■ **WHAT THE EXERCISE ASKS**: Count every line that includes the string "base" in the entries that follow. Nothing besides the number is needed.

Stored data
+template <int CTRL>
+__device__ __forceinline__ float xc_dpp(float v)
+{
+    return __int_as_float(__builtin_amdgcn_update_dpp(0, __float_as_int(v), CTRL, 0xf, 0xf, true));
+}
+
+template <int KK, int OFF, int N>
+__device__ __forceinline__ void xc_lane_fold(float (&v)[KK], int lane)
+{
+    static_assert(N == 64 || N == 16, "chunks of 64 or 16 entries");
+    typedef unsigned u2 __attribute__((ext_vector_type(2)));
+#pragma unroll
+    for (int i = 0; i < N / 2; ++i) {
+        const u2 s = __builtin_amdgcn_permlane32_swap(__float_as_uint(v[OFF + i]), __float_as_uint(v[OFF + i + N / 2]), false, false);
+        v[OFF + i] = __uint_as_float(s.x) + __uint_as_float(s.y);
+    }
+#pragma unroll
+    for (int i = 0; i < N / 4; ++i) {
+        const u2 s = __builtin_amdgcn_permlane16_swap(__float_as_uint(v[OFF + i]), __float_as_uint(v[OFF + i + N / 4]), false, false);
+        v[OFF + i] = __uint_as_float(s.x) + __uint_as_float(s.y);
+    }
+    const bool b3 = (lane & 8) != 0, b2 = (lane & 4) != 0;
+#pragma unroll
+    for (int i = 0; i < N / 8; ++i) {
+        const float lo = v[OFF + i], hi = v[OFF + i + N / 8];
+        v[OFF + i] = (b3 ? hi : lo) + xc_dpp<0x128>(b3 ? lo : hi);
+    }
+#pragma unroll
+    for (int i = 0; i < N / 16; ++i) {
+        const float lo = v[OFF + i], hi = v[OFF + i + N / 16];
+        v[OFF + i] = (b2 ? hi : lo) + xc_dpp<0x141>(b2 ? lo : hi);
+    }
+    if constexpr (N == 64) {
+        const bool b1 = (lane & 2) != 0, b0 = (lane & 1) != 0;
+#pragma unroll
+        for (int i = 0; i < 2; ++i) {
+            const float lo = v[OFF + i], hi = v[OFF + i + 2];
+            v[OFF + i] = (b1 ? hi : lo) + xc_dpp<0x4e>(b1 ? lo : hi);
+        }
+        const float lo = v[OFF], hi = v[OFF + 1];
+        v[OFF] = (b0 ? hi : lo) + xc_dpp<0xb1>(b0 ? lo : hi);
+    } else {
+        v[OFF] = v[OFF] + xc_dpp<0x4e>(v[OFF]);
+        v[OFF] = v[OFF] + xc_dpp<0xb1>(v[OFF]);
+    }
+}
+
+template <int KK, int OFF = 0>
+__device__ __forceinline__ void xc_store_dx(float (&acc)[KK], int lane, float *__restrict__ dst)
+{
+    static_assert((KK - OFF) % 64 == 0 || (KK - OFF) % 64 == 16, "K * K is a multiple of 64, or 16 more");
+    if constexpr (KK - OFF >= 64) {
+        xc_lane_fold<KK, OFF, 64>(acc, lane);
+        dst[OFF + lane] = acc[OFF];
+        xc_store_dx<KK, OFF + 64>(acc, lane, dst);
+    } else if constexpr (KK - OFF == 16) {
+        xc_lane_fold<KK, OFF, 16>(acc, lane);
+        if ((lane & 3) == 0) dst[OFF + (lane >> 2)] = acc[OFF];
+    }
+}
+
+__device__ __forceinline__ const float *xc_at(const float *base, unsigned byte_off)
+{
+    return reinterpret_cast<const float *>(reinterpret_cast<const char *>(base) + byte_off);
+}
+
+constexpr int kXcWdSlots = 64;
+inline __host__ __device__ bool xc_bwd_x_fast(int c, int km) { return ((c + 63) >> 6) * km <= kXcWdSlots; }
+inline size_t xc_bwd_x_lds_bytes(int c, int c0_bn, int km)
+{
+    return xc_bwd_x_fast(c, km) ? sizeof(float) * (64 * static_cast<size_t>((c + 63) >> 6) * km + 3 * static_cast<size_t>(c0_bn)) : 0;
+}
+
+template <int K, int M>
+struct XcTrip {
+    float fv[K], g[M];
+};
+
---
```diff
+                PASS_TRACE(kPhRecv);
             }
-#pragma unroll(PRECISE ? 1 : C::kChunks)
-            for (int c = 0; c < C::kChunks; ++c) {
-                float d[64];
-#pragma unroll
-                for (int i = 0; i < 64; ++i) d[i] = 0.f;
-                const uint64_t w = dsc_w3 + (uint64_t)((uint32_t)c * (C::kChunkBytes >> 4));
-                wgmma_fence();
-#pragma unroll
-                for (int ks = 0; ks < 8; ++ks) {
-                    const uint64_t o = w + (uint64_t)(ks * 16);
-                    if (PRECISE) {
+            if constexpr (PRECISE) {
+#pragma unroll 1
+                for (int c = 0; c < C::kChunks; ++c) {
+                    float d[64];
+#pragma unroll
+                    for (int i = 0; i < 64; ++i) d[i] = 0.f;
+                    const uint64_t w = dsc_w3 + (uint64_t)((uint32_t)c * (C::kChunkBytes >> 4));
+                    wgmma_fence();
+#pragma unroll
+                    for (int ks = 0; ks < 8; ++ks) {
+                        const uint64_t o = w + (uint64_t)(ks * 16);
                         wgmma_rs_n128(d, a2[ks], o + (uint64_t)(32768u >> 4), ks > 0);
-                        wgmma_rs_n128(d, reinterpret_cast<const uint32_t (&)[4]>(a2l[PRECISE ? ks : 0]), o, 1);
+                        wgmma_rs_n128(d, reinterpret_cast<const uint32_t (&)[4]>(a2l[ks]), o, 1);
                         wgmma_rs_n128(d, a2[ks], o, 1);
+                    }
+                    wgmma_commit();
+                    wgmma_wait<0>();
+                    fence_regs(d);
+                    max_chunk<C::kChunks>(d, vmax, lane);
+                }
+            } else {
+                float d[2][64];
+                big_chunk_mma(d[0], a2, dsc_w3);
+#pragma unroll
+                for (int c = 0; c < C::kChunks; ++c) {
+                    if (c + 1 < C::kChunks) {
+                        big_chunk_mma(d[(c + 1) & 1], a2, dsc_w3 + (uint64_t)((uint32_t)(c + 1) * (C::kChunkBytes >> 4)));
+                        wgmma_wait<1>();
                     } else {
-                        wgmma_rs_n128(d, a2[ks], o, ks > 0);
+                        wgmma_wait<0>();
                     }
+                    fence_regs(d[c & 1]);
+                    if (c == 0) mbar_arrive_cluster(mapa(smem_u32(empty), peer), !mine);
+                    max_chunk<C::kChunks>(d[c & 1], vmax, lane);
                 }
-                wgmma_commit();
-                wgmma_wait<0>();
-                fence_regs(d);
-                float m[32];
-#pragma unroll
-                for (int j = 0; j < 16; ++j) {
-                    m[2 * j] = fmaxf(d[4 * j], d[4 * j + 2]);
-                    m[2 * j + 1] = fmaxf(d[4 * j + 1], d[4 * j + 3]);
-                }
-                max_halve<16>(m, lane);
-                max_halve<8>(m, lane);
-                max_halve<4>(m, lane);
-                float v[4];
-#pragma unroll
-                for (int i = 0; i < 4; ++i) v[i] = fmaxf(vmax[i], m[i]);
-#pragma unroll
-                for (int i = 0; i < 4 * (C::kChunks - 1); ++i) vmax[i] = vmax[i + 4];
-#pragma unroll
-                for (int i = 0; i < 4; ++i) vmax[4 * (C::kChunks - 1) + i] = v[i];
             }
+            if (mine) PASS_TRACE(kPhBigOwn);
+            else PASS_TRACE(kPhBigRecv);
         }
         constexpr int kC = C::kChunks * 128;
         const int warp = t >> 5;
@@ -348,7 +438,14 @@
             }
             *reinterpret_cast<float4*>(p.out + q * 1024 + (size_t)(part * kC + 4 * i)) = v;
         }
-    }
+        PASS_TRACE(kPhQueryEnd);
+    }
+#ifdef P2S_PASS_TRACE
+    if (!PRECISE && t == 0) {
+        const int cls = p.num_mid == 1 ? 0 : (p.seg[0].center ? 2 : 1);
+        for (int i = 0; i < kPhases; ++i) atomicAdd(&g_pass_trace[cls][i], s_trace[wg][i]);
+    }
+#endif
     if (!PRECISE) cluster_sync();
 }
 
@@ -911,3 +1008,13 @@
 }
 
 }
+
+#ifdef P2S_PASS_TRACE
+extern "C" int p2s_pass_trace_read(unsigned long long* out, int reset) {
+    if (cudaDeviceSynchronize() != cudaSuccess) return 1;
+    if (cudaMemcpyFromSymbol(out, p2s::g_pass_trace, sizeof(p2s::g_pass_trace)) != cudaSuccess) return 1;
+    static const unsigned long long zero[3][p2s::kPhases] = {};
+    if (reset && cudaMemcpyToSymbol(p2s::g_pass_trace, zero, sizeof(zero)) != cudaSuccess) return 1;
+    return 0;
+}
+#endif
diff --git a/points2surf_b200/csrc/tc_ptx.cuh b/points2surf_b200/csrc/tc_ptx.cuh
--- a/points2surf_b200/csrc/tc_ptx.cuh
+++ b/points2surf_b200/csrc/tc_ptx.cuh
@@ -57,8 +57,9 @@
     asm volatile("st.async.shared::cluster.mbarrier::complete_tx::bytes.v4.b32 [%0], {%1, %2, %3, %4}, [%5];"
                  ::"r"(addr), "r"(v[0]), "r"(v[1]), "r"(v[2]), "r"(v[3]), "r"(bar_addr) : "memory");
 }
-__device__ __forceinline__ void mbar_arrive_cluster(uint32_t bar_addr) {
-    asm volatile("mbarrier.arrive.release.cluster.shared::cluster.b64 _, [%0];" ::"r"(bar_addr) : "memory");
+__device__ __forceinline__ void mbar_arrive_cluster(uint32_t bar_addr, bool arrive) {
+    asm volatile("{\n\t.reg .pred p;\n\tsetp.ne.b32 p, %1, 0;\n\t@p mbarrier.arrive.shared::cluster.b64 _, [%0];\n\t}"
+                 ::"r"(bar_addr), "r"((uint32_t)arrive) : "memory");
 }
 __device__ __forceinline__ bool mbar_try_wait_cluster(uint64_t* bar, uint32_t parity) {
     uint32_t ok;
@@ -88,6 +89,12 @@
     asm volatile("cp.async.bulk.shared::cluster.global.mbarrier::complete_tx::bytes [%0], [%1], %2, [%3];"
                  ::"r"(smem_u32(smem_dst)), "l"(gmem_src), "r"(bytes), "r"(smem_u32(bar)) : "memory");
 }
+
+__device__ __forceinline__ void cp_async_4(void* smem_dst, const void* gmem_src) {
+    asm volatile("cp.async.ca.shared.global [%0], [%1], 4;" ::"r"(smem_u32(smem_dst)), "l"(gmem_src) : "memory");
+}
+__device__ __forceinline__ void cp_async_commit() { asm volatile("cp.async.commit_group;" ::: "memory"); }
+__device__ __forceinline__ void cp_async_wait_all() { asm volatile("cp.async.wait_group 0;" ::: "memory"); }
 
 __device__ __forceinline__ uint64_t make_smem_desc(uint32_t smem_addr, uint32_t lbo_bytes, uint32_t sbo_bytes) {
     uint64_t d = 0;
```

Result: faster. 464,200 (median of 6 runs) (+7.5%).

■ **REPLY TO THE EXERCISE**: 2